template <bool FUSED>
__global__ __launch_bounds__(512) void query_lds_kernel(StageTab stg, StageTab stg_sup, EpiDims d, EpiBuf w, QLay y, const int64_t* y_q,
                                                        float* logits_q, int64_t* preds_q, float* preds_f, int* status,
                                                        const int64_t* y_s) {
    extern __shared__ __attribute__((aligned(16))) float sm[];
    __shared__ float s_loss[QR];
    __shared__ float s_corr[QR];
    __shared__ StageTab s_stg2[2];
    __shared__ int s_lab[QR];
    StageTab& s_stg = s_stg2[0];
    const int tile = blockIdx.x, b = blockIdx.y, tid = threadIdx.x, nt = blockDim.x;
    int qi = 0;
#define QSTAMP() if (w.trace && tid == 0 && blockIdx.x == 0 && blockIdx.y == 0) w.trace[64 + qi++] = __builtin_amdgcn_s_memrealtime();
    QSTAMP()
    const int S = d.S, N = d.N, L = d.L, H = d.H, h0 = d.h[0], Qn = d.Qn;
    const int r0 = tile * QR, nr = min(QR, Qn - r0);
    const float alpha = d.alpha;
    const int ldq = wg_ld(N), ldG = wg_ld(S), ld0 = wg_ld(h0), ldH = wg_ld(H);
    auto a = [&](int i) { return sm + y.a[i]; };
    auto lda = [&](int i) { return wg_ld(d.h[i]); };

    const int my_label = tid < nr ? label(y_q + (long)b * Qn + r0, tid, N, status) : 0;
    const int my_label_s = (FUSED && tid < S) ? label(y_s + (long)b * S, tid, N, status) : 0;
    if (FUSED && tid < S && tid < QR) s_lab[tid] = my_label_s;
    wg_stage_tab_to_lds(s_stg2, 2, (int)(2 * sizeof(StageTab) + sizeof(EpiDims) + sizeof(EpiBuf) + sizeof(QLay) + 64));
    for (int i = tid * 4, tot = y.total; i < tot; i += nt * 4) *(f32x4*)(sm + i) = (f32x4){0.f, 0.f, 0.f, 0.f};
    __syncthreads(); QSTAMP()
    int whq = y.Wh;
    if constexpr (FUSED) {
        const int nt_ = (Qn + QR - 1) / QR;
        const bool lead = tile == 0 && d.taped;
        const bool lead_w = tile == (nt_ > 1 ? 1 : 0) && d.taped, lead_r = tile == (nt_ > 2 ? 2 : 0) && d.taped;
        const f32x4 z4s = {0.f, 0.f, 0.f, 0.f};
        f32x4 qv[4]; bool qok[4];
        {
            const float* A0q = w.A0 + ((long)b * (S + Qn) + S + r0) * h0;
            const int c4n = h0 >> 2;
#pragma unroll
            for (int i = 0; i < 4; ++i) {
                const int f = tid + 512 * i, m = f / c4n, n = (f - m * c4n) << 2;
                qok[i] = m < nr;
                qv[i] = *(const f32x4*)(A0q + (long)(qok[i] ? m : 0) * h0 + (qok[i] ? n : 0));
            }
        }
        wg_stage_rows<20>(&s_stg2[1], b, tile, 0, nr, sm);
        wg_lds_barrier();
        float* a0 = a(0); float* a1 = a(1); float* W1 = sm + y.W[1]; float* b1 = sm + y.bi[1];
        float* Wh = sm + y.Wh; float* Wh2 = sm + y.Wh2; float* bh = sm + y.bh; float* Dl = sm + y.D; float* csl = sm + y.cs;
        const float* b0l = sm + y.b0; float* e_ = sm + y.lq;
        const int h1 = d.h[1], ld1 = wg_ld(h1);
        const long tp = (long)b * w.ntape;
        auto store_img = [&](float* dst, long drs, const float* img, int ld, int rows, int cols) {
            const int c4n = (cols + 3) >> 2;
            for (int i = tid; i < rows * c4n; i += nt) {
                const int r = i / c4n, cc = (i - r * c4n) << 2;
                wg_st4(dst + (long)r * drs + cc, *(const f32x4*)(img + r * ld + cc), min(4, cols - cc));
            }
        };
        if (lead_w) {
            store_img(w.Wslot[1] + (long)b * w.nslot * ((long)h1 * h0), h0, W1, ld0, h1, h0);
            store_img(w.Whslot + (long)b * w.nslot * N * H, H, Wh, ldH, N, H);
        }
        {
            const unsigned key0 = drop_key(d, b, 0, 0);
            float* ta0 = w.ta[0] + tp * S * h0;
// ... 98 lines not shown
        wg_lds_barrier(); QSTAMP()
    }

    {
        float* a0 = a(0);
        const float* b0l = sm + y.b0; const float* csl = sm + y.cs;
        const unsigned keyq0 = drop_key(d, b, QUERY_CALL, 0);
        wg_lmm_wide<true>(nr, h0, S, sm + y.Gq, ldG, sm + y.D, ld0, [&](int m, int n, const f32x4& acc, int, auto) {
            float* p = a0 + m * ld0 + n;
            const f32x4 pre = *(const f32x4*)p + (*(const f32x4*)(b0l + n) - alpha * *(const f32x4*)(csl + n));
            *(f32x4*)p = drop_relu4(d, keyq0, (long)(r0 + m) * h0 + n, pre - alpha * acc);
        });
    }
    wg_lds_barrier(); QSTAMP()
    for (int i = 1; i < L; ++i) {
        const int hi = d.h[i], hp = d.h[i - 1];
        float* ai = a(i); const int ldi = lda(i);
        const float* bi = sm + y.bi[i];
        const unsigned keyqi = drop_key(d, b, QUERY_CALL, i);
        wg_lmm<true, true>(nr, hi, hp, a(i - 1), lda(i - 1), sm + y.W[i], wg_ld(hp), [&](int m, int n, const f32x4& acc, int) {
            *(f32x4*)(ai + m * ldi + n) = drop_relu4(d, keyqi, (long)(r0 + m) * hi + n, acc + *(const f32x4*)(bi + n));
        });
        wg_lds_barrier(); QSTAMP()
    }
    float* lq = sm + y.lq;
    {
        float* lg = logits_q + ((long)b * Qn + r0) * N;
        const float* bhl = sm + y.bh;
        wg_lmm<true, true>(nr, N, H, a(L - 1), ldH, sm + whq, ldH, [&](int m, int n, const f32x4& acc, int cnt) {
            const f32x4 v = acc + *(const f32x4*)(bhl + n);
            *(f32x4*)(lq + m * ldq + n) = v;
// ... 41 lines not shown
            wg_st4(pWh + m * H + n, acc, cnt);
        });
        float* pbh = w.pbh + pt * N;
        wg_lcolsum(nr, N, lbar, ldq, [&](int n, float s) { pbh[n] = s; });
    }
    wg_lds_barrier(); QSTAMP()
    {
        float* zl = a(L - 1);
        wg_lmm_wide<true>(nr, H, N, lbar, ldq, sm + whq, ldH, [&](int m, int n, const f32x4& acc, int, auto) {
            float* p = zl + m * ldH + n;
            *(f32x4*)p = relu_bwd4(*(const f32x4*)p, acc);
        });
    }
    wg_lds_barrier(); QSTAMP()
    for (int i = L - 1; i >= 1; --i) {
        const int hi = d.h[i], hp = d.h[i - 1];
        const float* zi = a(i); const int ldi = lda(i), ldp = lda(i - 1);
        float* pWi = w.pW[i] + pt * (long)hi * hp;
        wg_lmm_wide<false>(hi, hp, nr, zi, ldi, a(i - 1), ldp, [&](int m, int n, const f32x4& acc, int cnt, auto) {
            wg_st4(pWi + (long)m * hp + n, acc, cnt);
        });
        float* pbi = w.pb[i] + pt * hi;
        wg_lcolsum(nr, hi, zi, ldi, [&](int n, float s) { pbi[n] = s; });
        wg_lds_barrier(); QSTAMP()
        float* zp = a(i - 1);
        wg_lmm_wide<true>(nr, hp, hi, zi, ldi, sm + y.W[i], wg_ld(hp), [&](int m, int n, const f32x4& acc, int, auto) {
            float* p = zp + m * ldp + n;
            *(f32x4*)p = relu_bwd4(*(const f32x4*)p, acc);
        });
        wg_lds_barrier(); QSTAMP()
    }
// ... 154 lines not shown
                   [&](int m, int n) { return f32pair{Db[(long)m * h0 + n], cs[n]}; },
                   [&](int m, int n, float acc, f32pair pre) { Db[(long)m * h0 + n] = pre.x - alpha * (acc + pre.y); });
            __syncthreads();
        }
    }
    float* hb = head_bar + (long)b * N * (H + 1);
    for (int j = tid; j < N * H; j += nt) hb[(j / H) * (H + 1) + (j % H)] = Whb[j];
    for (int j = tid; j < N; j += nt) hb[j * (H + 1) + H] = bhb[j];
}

§

◆ **ASSIGNMENT**
Start printing at the line with "float* hb = head_bar" and stop after the final line of the listing above, keeping every line exact.

◆ **EXERCISE ANSWER**
    float* hb = head_bar + (long)b * N * (H + 1);
    for (int j = tid; j < N * H; j += nt) hb[(j / H) * (H + 1) + (j % H)] = Whb[j];
    for (int j = tid; j < N; j += nt) hb[j * (H + 1) + H] = bhb[j];
}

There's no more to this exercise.